**What to do:**
In the data below, one line contains "if (pl.bufl &&" and a later one contains "### include/lvk_hip.h". Print both, with every line between them, exactly and alone.

** Data to process follows **

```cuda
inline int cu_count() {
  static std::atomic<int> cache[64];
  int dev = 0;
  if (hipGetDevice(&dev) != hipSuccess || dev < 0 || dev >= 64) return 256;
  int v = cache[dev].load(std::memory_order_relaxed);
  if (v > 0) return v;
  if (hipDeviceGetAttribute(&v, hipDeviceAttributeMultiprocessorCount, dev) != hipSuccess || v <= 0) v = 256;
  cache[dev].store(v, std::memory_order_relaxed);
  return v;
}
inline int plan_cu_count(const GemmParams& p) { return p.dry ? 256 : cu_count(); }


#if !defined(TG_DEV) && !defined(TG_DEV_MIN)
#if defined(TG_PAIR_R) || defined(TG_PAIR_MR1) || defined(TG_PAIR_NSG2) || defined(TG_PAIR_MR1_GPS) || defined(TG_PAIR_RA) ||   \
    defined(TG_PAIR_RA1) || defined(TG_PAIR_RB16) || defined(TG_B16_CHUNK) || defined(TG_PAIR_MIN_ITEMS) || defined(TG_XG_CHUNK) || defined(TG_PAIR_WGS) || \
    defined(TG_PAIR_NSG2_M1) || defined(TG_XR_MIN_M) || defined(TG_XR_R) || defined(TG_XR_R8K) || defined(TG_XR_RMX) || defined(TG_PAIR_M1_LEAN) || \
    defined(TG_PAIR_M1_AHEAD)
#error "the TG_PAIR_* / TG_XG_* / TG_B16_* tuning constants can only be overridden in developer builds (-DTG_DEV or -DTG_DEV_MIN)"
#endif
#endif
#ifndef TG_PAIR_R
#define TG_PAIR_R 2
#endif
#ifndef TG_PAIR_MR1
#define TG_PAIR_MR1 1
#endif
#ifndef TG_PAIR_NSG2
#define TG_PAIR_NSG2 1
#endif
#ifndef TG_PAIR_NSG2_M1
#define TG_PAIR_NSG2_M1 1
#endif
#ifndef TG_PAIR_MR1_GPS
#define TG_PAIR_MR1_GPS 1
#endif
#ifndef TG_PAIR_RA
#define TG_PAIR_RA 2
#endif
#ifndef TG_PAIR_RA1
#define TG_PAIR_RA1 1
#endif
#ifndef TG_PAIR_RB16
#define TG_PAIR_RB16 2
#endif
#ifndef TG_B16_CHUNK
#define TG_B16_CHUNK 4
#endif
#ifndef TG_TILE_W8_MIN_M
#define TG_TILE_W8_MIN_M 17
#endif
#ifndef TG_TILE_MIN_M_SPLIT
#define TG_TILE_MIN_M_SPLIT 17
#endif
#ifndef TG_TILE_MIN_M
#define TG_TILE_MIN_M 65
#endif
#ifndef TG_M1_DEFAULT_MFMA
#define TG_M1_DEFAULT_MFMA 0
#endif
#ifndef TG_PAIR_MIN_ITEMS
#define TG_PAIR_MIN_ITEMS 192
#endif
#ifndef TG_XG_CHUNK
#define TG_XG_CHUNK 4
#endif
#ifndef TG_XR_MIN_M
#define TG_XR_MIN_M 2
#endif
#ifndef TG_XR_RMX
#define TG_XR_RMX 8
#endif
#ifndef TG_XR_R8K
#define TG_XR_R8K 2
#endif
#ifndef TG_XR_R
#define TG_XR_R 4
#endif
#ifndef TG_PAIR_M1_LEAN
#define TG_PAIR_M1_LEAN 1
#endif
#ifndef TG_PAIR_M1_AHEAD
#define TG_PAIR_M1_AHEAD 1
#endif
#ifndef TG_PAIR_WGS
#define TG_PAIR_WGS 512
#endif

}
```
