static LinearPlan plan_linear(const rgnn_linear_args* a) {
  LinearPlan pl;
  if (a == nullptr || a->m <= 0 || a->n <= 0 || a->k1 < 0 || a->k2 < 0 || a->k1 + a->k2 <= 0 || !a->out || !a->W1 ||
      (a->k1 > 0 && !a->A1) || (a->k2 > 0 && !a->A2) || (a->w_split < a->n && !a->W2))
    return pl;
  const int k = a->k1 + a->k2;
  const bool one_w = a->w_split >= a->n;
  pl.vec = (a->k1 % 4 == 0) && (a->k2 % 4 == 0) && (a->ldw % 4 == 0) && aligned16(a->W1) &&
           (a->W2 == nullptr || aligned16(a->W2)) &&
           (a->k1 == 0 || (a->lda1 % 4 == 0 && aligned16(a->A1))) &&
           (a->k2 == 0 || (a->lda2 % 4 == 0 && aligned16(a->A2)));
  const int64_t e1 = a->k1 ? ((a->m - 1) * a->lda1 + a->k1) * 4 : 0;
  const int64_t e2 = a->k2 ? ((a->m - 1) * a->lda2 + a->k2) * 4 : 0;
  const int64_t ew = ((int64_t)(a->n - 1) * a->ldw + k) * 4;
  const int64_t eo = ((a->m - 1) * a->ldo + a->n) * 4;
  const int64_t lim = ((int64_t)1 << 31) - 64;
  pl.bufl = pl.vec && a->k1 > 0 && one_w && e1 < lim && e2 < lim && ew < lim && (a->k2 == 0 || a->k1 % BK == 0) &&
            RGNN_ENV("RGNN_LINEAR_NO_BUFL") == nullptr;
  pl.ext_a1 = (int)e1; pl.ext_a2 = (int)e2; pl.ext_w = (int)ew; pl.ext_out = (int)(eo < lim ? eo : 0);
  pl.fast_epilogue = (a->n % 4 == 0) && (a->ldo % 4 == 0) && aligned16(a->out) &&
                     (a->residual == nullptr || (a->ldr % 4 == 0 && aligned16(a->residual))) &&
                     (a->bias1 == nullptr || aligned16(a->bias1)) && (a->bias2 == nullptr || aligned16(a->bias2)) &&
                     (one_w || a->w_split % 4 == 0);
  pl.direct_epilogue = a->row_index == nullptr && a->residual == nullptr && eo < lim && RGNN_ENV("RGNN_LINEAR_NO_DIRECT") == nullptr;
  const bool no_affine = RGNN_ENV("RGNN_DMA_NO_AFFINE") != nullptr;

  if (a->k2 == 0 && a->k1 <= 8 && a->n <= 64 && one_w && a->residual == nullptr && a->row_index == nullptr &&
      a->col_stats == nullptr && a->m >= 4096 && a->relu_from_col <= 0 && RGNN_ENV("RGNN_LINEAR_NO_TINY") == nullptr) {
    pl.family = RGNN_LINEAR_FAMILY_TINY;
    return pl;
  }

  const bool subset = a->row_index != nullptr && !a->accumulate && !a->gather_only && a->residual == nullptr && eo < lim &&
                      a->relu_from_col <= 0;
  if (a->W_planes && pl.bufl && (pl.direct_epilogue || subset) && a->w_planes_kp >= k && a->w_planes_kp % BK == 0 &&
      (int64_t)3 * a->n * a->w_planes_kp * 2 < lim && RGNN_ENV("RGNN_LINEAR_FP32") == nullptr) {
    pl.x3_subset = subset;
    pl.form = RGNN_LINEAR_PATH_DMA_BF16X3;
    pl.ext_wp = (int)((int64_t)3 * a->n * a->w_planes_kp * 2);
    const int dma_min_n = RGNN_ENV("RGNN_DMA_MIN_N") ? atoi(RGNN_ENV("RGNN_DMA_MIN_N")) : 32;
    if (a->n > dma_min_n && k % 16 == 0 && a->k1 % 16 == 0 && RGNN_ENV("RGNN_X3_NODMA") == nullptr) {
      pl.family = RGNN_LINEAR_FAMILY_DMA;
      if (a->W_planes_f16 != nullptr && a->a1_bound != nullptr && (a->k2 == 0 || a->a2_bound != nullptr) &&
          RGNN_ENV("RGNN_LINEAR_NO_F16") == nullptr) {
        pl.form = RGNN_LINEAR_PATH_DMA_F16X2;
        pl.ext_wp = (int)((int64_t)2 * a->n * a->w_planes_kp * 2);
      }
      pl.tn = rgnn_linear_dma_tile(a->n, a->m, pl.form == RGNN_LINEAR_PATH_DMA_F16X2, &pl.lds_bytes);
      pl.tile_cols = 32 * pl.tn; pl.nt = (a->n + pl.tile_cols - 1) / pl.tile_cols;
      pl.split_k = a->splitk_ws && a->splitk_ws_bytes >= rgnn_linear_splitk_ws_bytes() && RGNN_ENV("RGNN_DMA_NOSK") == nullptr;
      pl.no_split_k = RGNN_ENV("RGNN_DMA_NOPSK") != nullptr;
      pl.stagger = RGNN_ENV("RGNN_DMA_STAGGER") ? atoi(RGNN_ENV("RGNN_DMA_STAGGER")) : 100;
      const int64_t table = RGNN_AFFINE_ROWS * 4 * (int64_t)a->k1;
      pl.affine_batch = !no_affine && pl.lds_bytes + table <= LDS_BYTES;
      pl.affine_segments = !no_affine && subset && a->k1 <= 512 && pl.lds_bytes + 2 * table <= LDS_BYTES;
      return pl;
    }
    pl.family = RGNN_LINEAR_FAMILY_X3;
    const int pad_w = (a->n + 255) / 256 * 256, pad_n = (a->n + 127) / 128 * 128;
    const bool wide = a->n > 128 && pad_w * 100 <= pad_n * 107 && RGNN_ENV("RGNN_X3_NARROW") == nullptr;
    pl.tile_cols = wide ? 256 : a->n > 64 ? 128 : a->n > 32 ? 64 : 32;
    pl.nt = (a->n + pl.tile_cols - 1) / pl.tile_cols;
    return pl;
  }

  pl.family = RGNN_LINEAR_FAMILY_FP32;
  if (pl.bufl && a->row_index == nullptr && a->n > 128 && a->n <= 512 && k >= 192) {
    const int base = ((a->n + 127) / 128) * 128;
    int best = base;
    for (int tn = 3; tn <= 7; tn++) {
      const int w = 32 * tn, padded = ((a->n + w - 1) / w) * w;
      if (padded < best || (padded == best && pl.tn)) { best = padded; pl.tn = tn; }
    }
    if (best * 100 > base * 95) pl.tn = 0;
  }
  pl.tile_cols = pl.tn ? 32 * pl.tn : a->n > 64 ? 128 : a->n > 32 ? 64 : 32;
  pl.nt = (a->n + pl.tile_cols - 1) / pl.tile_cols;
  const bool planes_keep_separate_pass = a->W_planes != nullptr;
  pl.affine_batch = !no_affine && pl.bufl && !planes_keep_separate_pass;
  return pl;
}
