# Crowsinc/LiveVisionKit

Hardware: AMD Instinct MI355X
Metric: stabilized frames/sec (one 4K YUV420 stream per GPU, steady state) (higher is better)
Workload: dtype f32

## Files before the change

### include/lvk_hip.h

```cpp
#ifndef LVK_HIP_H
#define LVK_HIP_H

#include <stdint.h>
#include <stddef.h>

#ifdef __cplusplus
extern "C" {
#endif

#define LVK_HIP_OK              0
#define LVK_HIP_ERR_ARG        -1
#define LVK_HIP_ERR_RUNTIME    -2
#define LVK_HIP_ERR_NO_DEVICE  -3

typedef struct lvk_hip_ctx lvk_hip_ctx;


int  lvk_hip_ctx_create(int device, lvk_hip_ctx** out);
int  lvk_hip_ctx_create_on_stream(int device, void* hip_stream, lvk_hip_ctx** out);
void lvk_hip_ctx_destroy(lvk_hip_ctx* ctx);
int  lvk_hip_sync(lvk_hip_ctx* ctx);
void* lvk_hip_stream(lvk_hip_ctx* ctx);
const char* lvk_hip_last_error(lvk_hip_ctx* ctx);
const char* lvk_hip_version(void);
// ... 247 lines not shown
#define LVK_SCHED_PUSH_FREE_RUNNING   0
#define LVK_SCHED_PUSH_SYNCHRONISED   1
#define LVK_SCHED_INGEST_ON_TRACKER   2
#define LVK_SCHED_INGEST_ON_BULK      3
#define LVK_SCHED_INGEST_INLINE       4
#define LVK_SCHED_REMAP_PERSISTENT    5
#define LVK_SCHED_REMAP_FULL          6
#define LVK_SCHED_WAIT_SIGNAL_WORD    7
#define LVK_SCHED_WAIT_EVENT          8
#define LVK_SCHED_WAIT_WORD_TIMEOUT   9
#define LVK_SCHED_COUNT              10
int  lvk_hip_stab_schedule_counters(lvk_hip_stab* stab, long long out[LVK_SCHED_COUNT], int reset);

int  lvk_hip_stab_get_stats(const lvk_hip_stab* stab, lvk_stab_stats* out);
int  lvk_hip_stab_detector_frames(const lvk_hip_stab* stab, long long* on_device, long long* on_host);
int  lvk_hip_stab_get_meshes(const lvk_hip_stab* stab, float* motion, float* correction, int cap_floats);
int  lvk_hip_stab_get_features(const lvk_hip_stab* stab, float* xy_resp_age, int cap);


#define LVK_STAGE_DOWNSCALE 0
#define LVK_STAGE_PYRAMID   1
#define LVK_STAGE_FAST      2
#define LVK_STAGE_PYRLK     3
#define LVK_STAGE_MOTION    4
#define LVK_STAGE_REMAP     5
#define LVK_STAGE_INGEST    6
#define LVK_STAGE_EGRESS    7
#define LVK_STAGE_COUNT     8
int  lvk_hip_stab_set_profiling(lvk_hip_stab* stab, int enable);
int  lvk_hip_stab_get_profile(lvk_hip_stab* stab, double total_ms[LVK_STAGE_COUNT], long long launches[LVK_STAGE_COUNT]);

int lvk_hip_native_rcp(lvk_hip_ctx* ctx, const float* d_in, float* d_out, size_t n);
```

** End of Data to process **

**Reply:**
  if (pl.bufl && a->row_index == nullptr && a->n > 128 && a->n <= 512 && k >= 192) {
    const int base = ((a->n + 127) / 128) * 128;
    int best = base;
    for (int tn = 3; tn <= 7; tn++) {
      const int w = 32 * tn, padded = ((a->n + w - 1) / w) * w;
      if (padded < best || (padded == best && pl.tn)) { best = padded; pl.tn = tn; }
    }
    if (best * 100 > base * 95) pl.tn = 0;
  }
  pl.tile_cols = pl.tn ? 32 * pl.tn : a->n > 64 ? 128 : a->n > 32 ? 64 : 32;
  pl.nt = (a->n + pl.tile_cols - 1) / pl.tile_cols;
  const bool planes_keep_separate_pass = a->W_planes != nullptr;
  pl.affine_batch = !no_affine && pl.bufl && !planes_keep_separate_pass;
  return pl;
}
# Crowsinc/LiveVisionKit

Hardware: AMD Instinct MI355X
Metric: stabilized frames/sec (one 4K YUV420 stream per GPU, steady state) (higher is better)
Workload: dtype f32

## Files before the change

### include/lvk_hip.h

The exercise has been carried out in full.